Understanding software behavior

Note: cross-posted from my website, where I recently attempted to jot down some brief descriptions of the problem domain I’m currently focused on as well as some tools and techniques I am particularly interested in.

Cloud-based software systems should be considered among the most fascinating artifacts of human civilization. They provide the commercial and social infrastructure of modern life, with each of us probably interacting with many of them daily. We (quite reasonably) do so without any consideration of the dizzying complexity of the underlying software: vast interconnected information, control, and communication flows lurking behind the innocuous app icon on our mobile phone screen, continuously evolving to compete in the marketplace.

But somebody must pilot the Ship of Theseus. While software may ostensibly exist entirely in the pure realm of ones and zeros stored in some source code repository, the smooth and safe operation of a live production service is utterly dependent on the continuous attention of human experts working within carefully developed teams and processes.

However, these professionals cannot touch the CPUs nor smell the error messages.
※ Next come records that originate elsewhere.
diff --git a/jatts_amd/csrc/conv_api.hip b/jatts_amd/csrc/conv_api.hip
--- a/jatts_amd/csrc/conv_api.hip
+++ b/jatts_amd/csrc/conv_api.hip
@@ -156,6 +156,8 @@
   if (d->x == d->y) return jatts_set_error_msg(JATTS_ERR_ARG, "resblock: y must not alias x");
   if (d->k_w < 1 || !(d->k_w & 1)) return jatts_set_error_msg(JATTS_ERR_ARG, "resblock: odd k_w required");
   if (!(d->slope >= 0.f && d->slope <= 1.f)) return jatts_set_error_msg(JATTS_ERR_ARG, "resblock: LeakyReLU slope must be in [0, 1]");
+  if (d->w_layout != 0 && d->dtype != JATTS_F32E && d->dtype != JATTS_F32E6)
+    return jatts_set_error_msg(JATTS_ERR_ARG, "resblock: w_layout = 1 goes with JATTS_F32E / JATTS_F32E6 only");
   if (d->dtype == JATTS_F32S) {
     for (int u = 0; u < d->n_units; ++u)
       if (!d->ws1[u] || !d->ws2[u]) return jatts_set_error_msg(JATTS_ERR_ARG, "resblock: JATTS_F32S needs ws1 / ws2");
@@ -163,6 +165,7 @@
     return jatts_resblock_split(*d, (hipStream_t)stream);
   }
   if (d->dtype == JATTS_F32E || d->dtype == JATTS_F32E6) {
+    if (d->w_layout != 0 && d->w_layout != 1) return jatts_set_error_msg(JATTS_ERR_ARG, "resblock: w_layout must be 0 or 1");
     if (d->rg.max_len <= 0) return JATTS_OK;
     return jatts_resblock_emul(*d, (hipStream_t)stream);
   }
diff --git a/jatts_amd/csrc/resblock_emul.hip b/jatts_amd/csrc/resblock_emul.hip
--- a/jatts_amd/csrc/resblock_emul.hip
+++ b/jatts_amd/csrc/resblock_emul.hip
@@ -1,4 +1,9 @@
 #include "resblock_emul_impl.h"
+#include "resblock_emul16_impl.h"
+
+#ifndef JATTS_RB16_C64_WIDE
+#define JATTS_RB16_C64_WIDE 0
+#endif
 
 template <typename T>
 static int resblock_emul(const jatts_resblock_desc& d, hipStream_t s) {
@@ -11,4 +16,22 @@
   return jatts_set_error_msg(JATTS_ERR_UNSUPPORTED, "resblock (emulated): 32 / 64 channels only (use jatts_hifigan_resunit)");
 }
 
-int jatts_resblock_emul(const jatts_resblock_desc& d, hipStream_t s) { return d.dtype == JATTS_F32E6 ? resblock_emul<bf3f>(d, s) : resblock_emul<bf3>(d, s); }
+template <typename T>
+static int resblock_emul16(const jatts_resblock_desc& d, hipStream_t s) {
+  switch (d.channels) {
+    case 32:
+      return launch_resblock_emul16<T, 32, 256, 1, 4, 2>(d, s);
+    case 64:
+#if JATTS_RB16_C64_WIDE
+      return launch_resblock_emul16<T, 64, 256, 1, 4, 1>(d, s);
+#else
+      return launch_resblock_emul16<T, 64, 128, 2, 2, 2>(d, s);
+#endif
+  }
+  return jatts_set_error_msg(JATTS_ERR_UNSUPPORTED, "resblock (emulated): 32 / 64 channels only (use jatts_hifigan_resunit)");
+}
+
+int jatts_resblock_emul(const jatts_resblock_desc& d, hipStream_t s) {
+  if (d.w_layout == 1) return d.dtype == JATTS_F32E6 ? resblock_emul16<bf3f>(d, s) : resblock_emul16<bf3>(d, s);
+  return d.dtype == JATTS_F32E6 ? resblock_emul<bf3f>(d, s) : resblock_emul<bf3>(d, s);
+}
diff --git a/jatts_amd/csrc/resblock_emul16_impl.h b/jatts_amd/csrc/resblock_emul16_impl.h
--- /dev/null
+++ b/jatts_amd/csrc/resblock_emul16_impl.h
@@ -0,0 +1,217 @@
+#pragma once
+#include "resunit_emul16_impl.h"
+
+namespace {
+
+template <typename T, int C, int WGCOLS, int WN, int WT, int OCC>
+__global__ __launch_bounds__(WN* WT * 64, OCC) void resblock_emul16_kernel(jatts_resblock_desc d, unsigned bias_off) {
+  typedef typename Elem<T>::vec8 V8;
+  extern __shared__ __attribute__((aligned(16))) char smem[];
+  constexpr int NF = C / (WN * 16), NT = WGCOLS / (WT * 16);
+  constexpr int KC32 = C / 32, NFR16 = C / 16;
+  constexpr int pitch = C * 6 + 16;
+  constexpr int NTHR = WN * WT * 64;
+  constexpr int UPR = C / 8;
+  static_assert(NF * WN * 16 == C && NT * WT * 16 == WGCOLS && C % 32 == 0, "tile shape");
+  static_assert(sizeof(T) == 6, "bf3 is three packed bf16");
+
+  const int K = d.k_w, p2 = (K - 1) / 2, NU = d.n_units;
+  int H = 0, M = 0;
+  for (int u = 0; u < NU; ++u) {
+    H += p2 * (d.dil[u] + 1);
+    M = max(M, p2 * d.dil[u]);
+  }
+  const int tt_out = WGCOLS - 2 * H;
+  unit_window win;
+  if (!unit_window_of(d.rg, tt_out, win)) return;
+  const int L = win.L, t0 = win.t0;
+  const int64_t seq_row0 = win.seq_row0;
+  const int lane = threadIdx.x & 63, wave = threadIdx.x >> 6;
+  const int wn = wave / WT, wt = wave % WT;
+  const int g4 = lane >> 4;
+  const int col0 = wt * NT * 16;
+  const int nf0 = wn * NF;
+  const int rows = WGCOLS + 2 * M;
+
+  float* bs = reinterpret_cast<float*>(smem + bias_off);
+  for (int u = threadIdx.x; u < 2 * C * NU; u += NTHR) {
+    const int un = u / (2 * C), r = u - un * 2 * C;
+    bs[u] = r < C ? d.b1[un][r] : d.b2[un][r - C];
+  }
+
+  WStream16<T, NF> ws;
+  ws.bind((const T*)d.w1[0], KC32, NFR16, nf0, lane);
+  ws.fetch(0, 0);
+  const float* xg = (const float*)d.x;
+  constexpr int MAXU = ((WGCOLS + 64) * UPR + NTHR - 1) / NTHR;
+  f32x8 xv[MAXU];
+  {
+    const int total = rows * UPR, pos0 = t0 - H - M;
+#pragma unroll
+    for (int j = 0; j < MAXU; ++j) {
+      const int u = threadIdx.x + j * NTHR;
+      const int r = u / UPR, cu = u - r * UPR;
+      const int pos = pos0 + r;
+      if (u < total && pos >= 0 && pos < L) xv[j] = Vec8IO<float>::ldg(xg + (seq_row0 + pos) * (int64_t)C + cu * 8);
+      else xv[j] = f32x8{0, 0, 0, 0, 0, 0, 0, 0};
+    }
+#pragma unroll
+    for (int j = 0; j < MAXU; ++j) {
+      const int u = threadIdx.x + j * NTHR;
+      if (u < total) Vec8IO<float>::sts(smem + (size_t)(u / UPR) * pitch + (size_t)(u % UPR) * 32, xv[j]);
+    }
+  }
+  __syncthreads();
+  f32x4 resid[NF][NT];
+  bool keep[NT];
+#pragma unroll
+  for (int t = 0; t < NT; ++t) {
+    const int col = col0 + t * 16 + (lane & 15);
+    const int pos = t0 - H + col;
+    keep[t] = pos >= 0 && pos < L;
+#pragma unroll
+    for (int f = 0; f < NF; ++f)
+      resid[f][t] = *reinterpret_cast<const f32x4*>(smem + (size_t)(M + col) * pitch + (size_t)((nf0 + f) * 16 + 4 * g4) * 4);
+  }
+  __syncthreads();
+  {
+    const int total = rows * UPR;
+#pragma unroll
+    for (int j = 0; j < MAXU; ++j) {
+      const int u = threadIdx.x + j * NTHR;
+      if (u >= total) continue;
+      lrelu8(xv[j], d.slope);
+      V8 o;
+      bf3_split8(xv[j], o);
+      Vec8IO<T>::sts(smem + (size_t)(u / UPR) * pitch + (size_t)(u % UPR) * 48, o);
+    }
+  }
+  __syncthreads();
+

In order to operate our technology, we must use technology. Organizations achieve the extrasensory perception required to infer the state of their systems by instrumenting components to emit terabyte-scale streams of heterogeneous events and numerical measurements that are in turn consumed by a prosthetic nervous system built for the integration and processing of these signals, capable of transducing them into alerts, summaries, and data visualizations suitable for human consumption.

As the complexity and scale of systems continues to grow, a bottleneck is emerging at the interface between the human operators and this keyhole view into the machine world. It is therefore becoming necessary to investigate how we might push (some of) the higher-level “intelligence” across the divide, using automated methods to provide human users with more relevant information, richer contexts, and more powerful tools for exploring, formulating, and testing hypotheses about observed system behaviors. Machine learning and data mining technologies are natural candidate tools for this task.